- Country: Australia
- Language: English
- Genre: Humour

Publication
- Published in: The Bulletin
- Publication type: Periodical
- Media type: Print
- Publication date: 19 December 1891

= The Cast-Iron Canvasser =

Short story by A. B. "Banjo" Paterson

"The Cast-Iron Canvasser" is a humorous short story by Banjo Paterson. It was first published in the 19 December 1891 issue of The Bulletin, and later included in the author's short story collection, Three Elephant Power and Other Stories, and in many short story anthologies.

==Plot summary==
It tells of a mechanical book-seller, built to overcome the treatment given to travelling salesmen by residents of the outback, which attempts to sell an atlas to a giant Scot named MacPherson.

==Further publications==
- Three Elephant Power and Other Stories by Banjo Paterson (1917)
- The Herald, 17 May 1934
- Short Stories of Australia : The Lawson Tradition edited by Douglas Stewart (1967)
- Best Australian Short Stories edited by Douglas Stewart and Beatrice Davis (1971)
- Banjo Paterson : Short Stories by Banjo Paterson (1980)
- The Bulletin, 29 January 1980
- Futuristic Tales, December 1980
- The Bulletin, 22–29 December 1981
- Singer of the Bush, A. B. (Banjo) Paterson : Complete Works 1885–1900 edited by Rosamund Campbell and Philippa Harvie (1983)
- My Country : Australian Poetry and Short Stories, Two Hundred Years edited by Leonie Kramer (1985)
- The Bulletin, 31 December 1985
- A. B. 'Banjo' Paterson : Bush Ballads, Poems, Short Stories and Journalism edited by Clement Semmler (1992)

The story was also translated into German in 1984.

==Critical reception==
A reviewer in The Sydney Morning Herald said it is a "broadly farcial" story "in which the fun waxes fast and furious, and even where the comedy is less uproarious the author indulges his vein of quiet humour very effectively."

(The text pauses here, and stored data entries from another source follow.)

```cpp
struct SmallArrays {
    double ac[104];
    double k[104];
    int64_t a[104];
    int32_t q[128];
};
static_assert(sizeof(SmallArrays) + kSmallBase <= kBigBytes, "analysis arrays overflow the LDS plan");

__device__ __forceinline__ void or_bits(uint32_t* buf, uint32_t pos, uint32_t v, uint32_t nbits)
{
    const uint32_t w = pos >> 5, sh = pos & 31;
    atomicOr(&buf[w], v << sh);
    if (sh + nbits > 32)
        atomicOr(&buf[w + 1], v >> (32 - sh));
}

__device__ __forceinline__ void or_bits_both(uint32_t* buf, uint32_t pos, uint32_t v)
{
    const uint64_t wide = (uint64_t)v << (pos & 31);
    uint32_t* const w = buf + (pos >> 5);
    atomicOr(w, (uint32_t)wide);
    atomicOr(w + 1, (uint32_t)(wide >> 32));
}

__device__ __attribute__((noinline)) uint32_t put_long_codeword(uint32_t* buf, uint32_t pos, uint32_t u, uint32_t k);

__device__ __forceinline__ uint32_t put_codeword(uint32_t* buf, uint32_t pos, uint32_t u, uint32_t k)
{
    uint32_t ones = u >> k;
    const uint32_t rem = k ? (__brev(u << (32 - k))) : 0u;
    while (ones >= 32) {
        or_bits(buf, pos, 0xFFFFFFFFu, 32);
        pos += 32;
        ones -= 32;
    }
    if (ones + 1 + k <= 32) {
        or_bits(buf, pos, ((1u << ones) - 1u) | (rem << (ones + 1)), ones + 1 + k);
        return pos + ones + 1 + k;
    }
    or_bits(buf, pos, (1u << ones) - 1u, ones + 1);
    pos += ones + 1;
    if (k) {
        or_bits(buf, pos, rem, k);
        pos += k;
    }
    return pos;
}

__device__ __attribute__((noinline)) uint32_t put_long_codeword(uint32_t* buf, uint32_t pos, uint32_t u, uint32_t k)
{
    return put_codeword(buf, pos, u, k);
}

template <int V>
__device__ __forceinline__ uint64_t rice_shifted_sum(const uint32_t (&u)[V], uint32_t k, bool small, uint32_t& lane_part)
{
    if (small) {
        uint32_t part = 0;
#pragma unroll
        for (int t = 0; t < V; t++)
            part += u[t] >> k;
        asm volatile("" : "+v"(part));
        lane_part = part;
        return wave_sum_small(part);
    }
    uint64_t part = 0;
#pragma unroll
    for (int t = 0; t < V; t++)
        part += u[t] >> k;
    lane_part = (uint32_t)part;
    return wave_sum_40(part);
}

template <int V>
__device__ __forceinline__ void rice_plan(const uint32_t (&u)[V], uint32_t n, uint32_t& best_k, uint64_t& best_bits, uint32_t& lane_or, uint32_t& lane_quotients)
{
    constexpr uint32_t kLast = SELA_MAX_RICE_PARAM - 1;
    lane_or = 0;
#pragma unroll
    for (int t = 0; t < V; t++)
        lane_or |= u[t];
    const bool small = !__any((lane_or >> 20) != 0);
    uint32_t p0, pa, pb, pc;
    const uint64_t t0 = rice_shifted_sum<V>(u, 0, small, p0);
    const uint64_t mean = n ? t0 / n : 0;
    uint32_t k = mean ? 63u - (uint32_t)__clzll(mean) : 0u;
    k = k > kLast - 1 ? kLast - 1 : k;
    uint64_t ta = t0;
    pa = p0;
    if (k)
        ta = rice_shifted_sum<V>(u, k, small, pa);
    uint64_t tb = rice_shifted_sum<V>(u, k + 1, small, pb);
    if (ta - tb <= n) {
        while (k > 0) {
            uint64_t tc = t0;
            pc = p0;
            if (k != 1)
                tc = rice_shifted_sum<V>(u, k - 1, small, pc);
            if (tc - ta > n)
                break;
            k--;
            tb = ta, pb = pa;
            ta = tc, pa = pc;
        }
    } else {
        for (;;) {
            k++;
            ta = tb, pa = pb;
            if (k == kLast)
                break;
            tb = rice_shifted_sum<V>(u, k + 1, small, pb);
            if (ta - tb <= n)
                break;
        }
    }
    best_k = k;
    best_bits = ta + (uint64_t)n * (1 + k);
    lane_quotients = pa;
}

__device__ __forceinline__ double scale_sample(int32_t s)
{
    constexpr double c1 = 0x1.00020004p-15, c2 = 0x1.0002000400080p-60;
    static_assert(c1 == 1.0 / 32768 + 1.0 / (1 << 30) + 1.0 / (1ll << 45) && SELA_SAMPLE_SCALE == 32767.0, "the constants are those of a division by 32767");
    const double x = (double)s;
    const double q = x * c1;
    return __builtin_fma(x, c2, q);
}

template <int kN>
__device__ __forceinline__ void unpack_stereo(uint32_t sig, const uint32_t (&w)[kN], int32_t (&raw)[kN])
{
    if (sig == 0) {
#pragma unroll
        for (int i = 0; i < kN; i++)
            raw[i] = (int32_t)(int16_t)(w[i] & 0xFFFFu);
    } else if (sig == 1) {
#pragma unroll
        for (int i = 0; i < kN; i++)
            raw[i] = (int32_t)w[i] >> 16;
    } else {
#pragma unroll
        for (int i = 0; i < kN; i++)
            raw[i] = (int32_t)(int16_t)(w[i] & 0xFFFFu) - ((int32_t)w[i] >> 16);
    }
}

__device__ __forceinline__ uint32_t stereo_pick(uint32_t sig) { return sig == 0 ? 0x00000001u : sig == 1 ? 0x00010000u : 0xFFFF0001u; }
__device__ __forceinline__ int32_t unpack_stereo_picked(uint32_t pick, uint32_t w)
{
    int32_t s;
    asm("v_dot2_i32_i16 %0, %1, %2, 0" : "=v"(s) : "v"(w), "s"(pick));
    return s;
}

typedef double f64x2 __attribute__((ext_vector_type(2)));
struct MeanFetch {
    f64x2 e0, e1, e2, e3, o0, o1, o2, o3;
};
#define SELA_MEAN_STR2(x) #x
#define SELA_MEAN_STR(x) SELA_MEAN_STR2(x)
#define SELA_MEAN_ISSUE(F, addr, OFF, sum)                                                    \
    asm volatile("ds_read_b128 %0, %9 offset:" #OFF "+0\n\t"                                    \
                 "ds_read_b128 %4, %9 offset:" #OFF "+5120\n\t"                                 \
                 "ds_read_b128 %1, %9 offset:" #OFF "+16\n\t"                                   \
// ... 2163 lines not shown
```

### sela_amd/csrc/sela_encode_tail.inc

```

    SELA_STAMP(5);
#ifndef SELA_TAIL_HAVE_Q
    int order;
    {
        const unsigned long long b_lo = __ballot(fabs(k_lo) > SELA_ORDER_THRESHOLD);
        const unsigned long long b_hi = __ballot(lane < 36 && fabs(k_hi) > SELA_ORDER_THRESHOLD);
        order = b_hi ? 128 - __clzll(b_hi) : (b_lo ? 64 - __clzll(b_lo) : 1);
    }
#endif

    {
#ifndef SELA_TAIL_HAVE_Q
        const double sqrt2 = SELA_SQRT2;
        double v_lo;
        if (lane == 0)
            v_lo = floor(64 * (-1 + (sqrt2 * sqrt(k_lo + 1))));
        else if (lane == 1)
            v_lo = floor(64 * (-1 + (sqrt2 * sqrt(-k_lo + 1))));
        else
            v_lo = floor(64 * k_lo);
        const double v_hi = floor(64 * k_hi);
        const int32_t q_lo = isnan(v_lo) ? 0 : (int32_t)v_lo;
        const int32_t q_hi = isnan(v_hi) ? 0 : (int32_t)v_hi;
#endif
// ... 89 lines not shown
                const int32_t rt = (int32_t)((uint32_t)mine_s[t] - pred_u[t]);
                wide |= (rt >= (1 << 30)) || (rt < -(1 << 30));
            }
        } else {
            double* const c_first = reinterpret_cast<double*>(sm->a);
            double* const c_second = single ? c_first : sm->k;
            for (int j = 1 + lane; j <= order; j += 64) {
                const int64_t aj = sm->a[j];
                const int64_t top = aj >> 20;
                const double lo = (double)(uint32_t)((uint64_t)aj & 0xFFFFFu);
                const double hi = (double)(int32_t)(top >> 16) * 65536.0 + (double)(uint32_t)((uint64_t)top & 0xFFFFu);
                if (single) {
                    c_first[j] = hi * 1048576.0 + lo;
                } else {
                    c_first[j] = lo;
                    c_second[j] = hi;
                }
            }
            wave_sync();
            double win_f[kPerLane], acc_f[kPerLane];
            double half = (double)((int64_t)1 << (SELA_Q_SHIFT - 1));
            asm volatile("" : "+s"(half));
#pragma unroll
            for (int t = 0; t < kPerLane; t++)
                acc_f[t] = half;
            if (single) {
#pragma unroll
                for (int t = 0; t < kPerLane; t++)
                    win_f[t] = (double)mine_s[t];
#pragma unroll 1
                for (int j0 = 0; j0 < order; j0 += 32)
                    fir_taps_f64<0>(j0, order, fir_group_window(sT, lane, j0), fir_group_coefs(c_first, j0), win_f, acc_f);
#pragma unroll
                for (int t = 0; t < kPerLane; t++) {
                    if constexpr (kMode == 4)
                        pred_u[t] = (uint32_t)((int32_t)__builtin_ceil(acc_f[t] * (1.0 / (double)((int64_t)1 << SELA_Q_SHIFT))) - 1);
                    else
                        pred_u[t] = (uint32_t)(int32_t)__builtin_floor(acc_f[t] * (1.0 / (double)((int64_t)1 << SELA_Q_SHIFT)));
                }
            } else {
#pragma unroll 1
                for (int pass = 0; pass < 2; pass++) {
                    const double* const coef = pass ? c_second : c_first;
#pragma unroll
                    for (int t = 0; t < kPerLane; t++)
                        win_f[t] = (double)mine_s[t];
#pragma unroll 1
                    for (int j0 = 0; j0 < order; j0 += 32)
                        fir_taps_f64<0>(j0, order, fir_group_window(sT, lane, j0), fir_group_coefs(coef, j0), win_f, acc_f);
                    const double down = pass ? 1.0 / (double)((int64_t)1 << (SELA_Q_SHIFT - 20)) : 1.0 / 1048576.0;
#pragma unroll
                    for (int t = 0; t < kPerLane; t++) {
                        if constexpr (kMode == 4)
                            acc_f[t] = __builtin_ceil(acc_f[t] * down);
                        else
                            acc_f[t] = __builtin_floor(acc_f[t] * down);
                    }
                }
#pragma unroll
                for (int t = 0; t < kPerLane; t++) {
                    if constexpr (kMode == 4)
                        pred_u[t] = (uint32_t)((int32_t)acc_f[t] - 1);
                    else
                        pred_u[t] = (uint32_t)(int32_t)acc_f[t];
                }
            }
        }
#pragma unroll
        for (int t = 0; t < kPerLane; t++) {
            const int32_t rt = (int32_t)((uint32_t)mine_s[t] - pred_u[t]);
            ru[t] = zigzag32(rt);
#ifdef SELA_TAIL_TRACE_RESIDUES
            if (kTrace && (SELA_TAIL_TRACE_RESIDUES))
                (SELA_TAIL_TRACE_RESIDUES)[(size_t)block_id * kBlock + 32 * lane + t] = rt;
#endif
        }
    }
    wave_sync();

    SELA_STAMP(8);
    uint32_t cu[2];
    cu[0] = 2 * lane < order ? zigzag32(sm->q[2 * lane]) : 0u;
    cu[1] = 2 * lane + 1 < order ? zigzag32(sm->q[2 * lane + 1]) : 0u;
    uint32_t coef_k, coef_or, coef_quotients;
    uint64_t coef_bits;
    rice_plan<2>(cu, (uint32_t)order, coef_k, coef_bits, coef_or, coef_quotients);
    const uint32_t coef_words = words_for_bits(coef_bits);

    if (__any(wide))
        flags |= SELA_HIP_FLAG_RICE_RANGE;
    uint32_t res_k, res_or, res_quotients;
    uint64_t res_bits;
    rice_plan<kPerLane>(ru, (uint32_t)kBlock, res_k, res_bits, res_or, res_quotients);
    uint32_t res_words = words_for_bits(res_bits);
    if (res_words > (uint32_t)kResWordsCap || coef_words > (uint32_t)kCoefWordsCap) {
        flags |= SELA_HIP_FLAG_WORDS_CAP;
        res_words = 0;
    }

    const bool paired = sizes_pub != nullptr && channels == 2 && sig >= 1;
    const uint32_t my_words = coef_words + res_words;
    if (paired && lane == 0)
        store_through(sizes_pub + block_id, sizes_tag | (uint64_t)my_words);

    SELA_STAMP(9);
    if (lane < kCoefWordsCap)
        cw_buf[lane] = 0;
    wave_sync();
    if (!(flags & SELA_HIP_FLAG_WORDS_CAP)) {
        const uint32_t n0 = 2 * lane < order ? (cu[0] >> coef_k) + 1 + coef_k : 0u;
        const uint32_t n1 = 2 * lane + 1 < order ? (cu[1] >> coef_k) + 1 + coef_k : 0u;
        uint32_t pos = wave_exclusive_scan(n0 + n1, lane);
        if (n0)
            pos = put_codeword(cw_buf, pos, cu[0], coef_k);
        if (n1)
            pos = put_codeword(cw_buf, pos, cu[1], coef_k);
    }

    uint64_t other = 0;
    if (paired)
        other = load_through(sizes_pub + (sig == 1 ? block_id + 1 : block_id - 1));

    SELA_STAMP(10);
    uint32_t* const out_words = reinterpret_cast<uint32_t*>(big);
    for (uint32_t w = lane; w < res_words; w += 64)
        out_words[w] = 0;
    const uint32_t lane_bits = res_quotients + (uint32_t)kPerLane * (1 + res_k);
    wave_sync();
    if (res_words) {
        uint32_t pos = wave_exclusive_scan(lane_bits, lane);
#pragma unroll
        for (int t = 0; t < kPerLane; t++) {
            const uint32_t u = ru[t], ones = u >> res_k, len = ones + 1 + res_k;
            if (len <= 32) {
                const uint32_t rem = __builtin_amdgcn_ubfe(__brev(u), 32 - res_k, res_k);
                or_bits_both(out_words, pos, ((1u << ones) - 1u) | (rem << ((ones + 1) & 31)));
                pos += len;
            } else {
                pos = put_long_codeword(out_words, pos, u, res_k);
            }
        }
    }
    wave_sync();

    SELA_STAMP(11);
    uint32_t* slot = slots + (size_t)block_id * kSlotWords;
    bool loser = false;
    if (paired) {
        const uint32_t other_words = (uint32_t)other & 0xFFFu;
        loser = (other & ~(uint64_t)0xFFF) == sizes_tag && (sig == 1 ? other_words < my_words : !(my_words < other_words));
        loser = __builtin_amdgcn_readfirstlane((int)loser) != 0;
    }
    if (loser) {
    } else if (kFused) {
        uint64_t* const slot2 = reinterpret_cast<uint64_t*>(slot);
        if (lane < kCoefWordsCap / 2)
            store_through(slot2 + lane, (uint64_t)cw_buf[2 * lane] | ((uint64_t)cw_buf[2 * lane + 1] << 32));
        const uint64_t* const out2 = reinterpret_cast<const uint64_t*>(out_words);
        for (uint32_t w2 = lane; w2 < (res_words + 1) / 2; w2 += 64)
            store_through(slot2 + kCoefWordsCap / 2 + w2, out2[w2]);
    } else {
        if (lane < (int)coef_words && lane < kCoefWordsCap)
            slot[lane] = cw_buf[lane];
        for (uint32_t w = lane; w < res_words; w += 64)
            slot[kCoefWordsCap + w] = out_words[w];
    }
    const uint32_t all_flags = wave_or(flags);
    if (lane == 0) {
        BlockMeta bm;
        bm.order = (uint8_t)order;
        bm.coef_k = (uint8_t)coef_k;
        bm.res_k = (uint8_t)res_k;
        bm.flags = (uint8_t)(all_flags | form_bits);
        bm.coef_words = (uint16_t)coef_words;
        bm.res_words = (uint16_t)res_words;
        if (kFused)
            store_through(reinterpret_cast<uint64_t*>(meta + block_id), __builtin_bit_cast(uint64_t, bm));
        else
            meta[block_id] = bm;
        if (kTrace) {
            sela_hip_trace* tr = trace + block_id;
            tr->coef_k = coef_k;
            tr->coef_words = coef_words;
            tr->res_k = res_k;
            tr->res_words = res_words;
            tr->flags = all_flags;
        }
    }
```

In The Canberra Times Maurice Dunlevy called the story "not only one of the best examples in our literature of that familiar form of the tall tale, the remarkable invention story, but is also one of Paterson's best remembered."

==Notes==
The depiction of the mechanical book-seller has led some critics to label this as story as an early example of steampunk.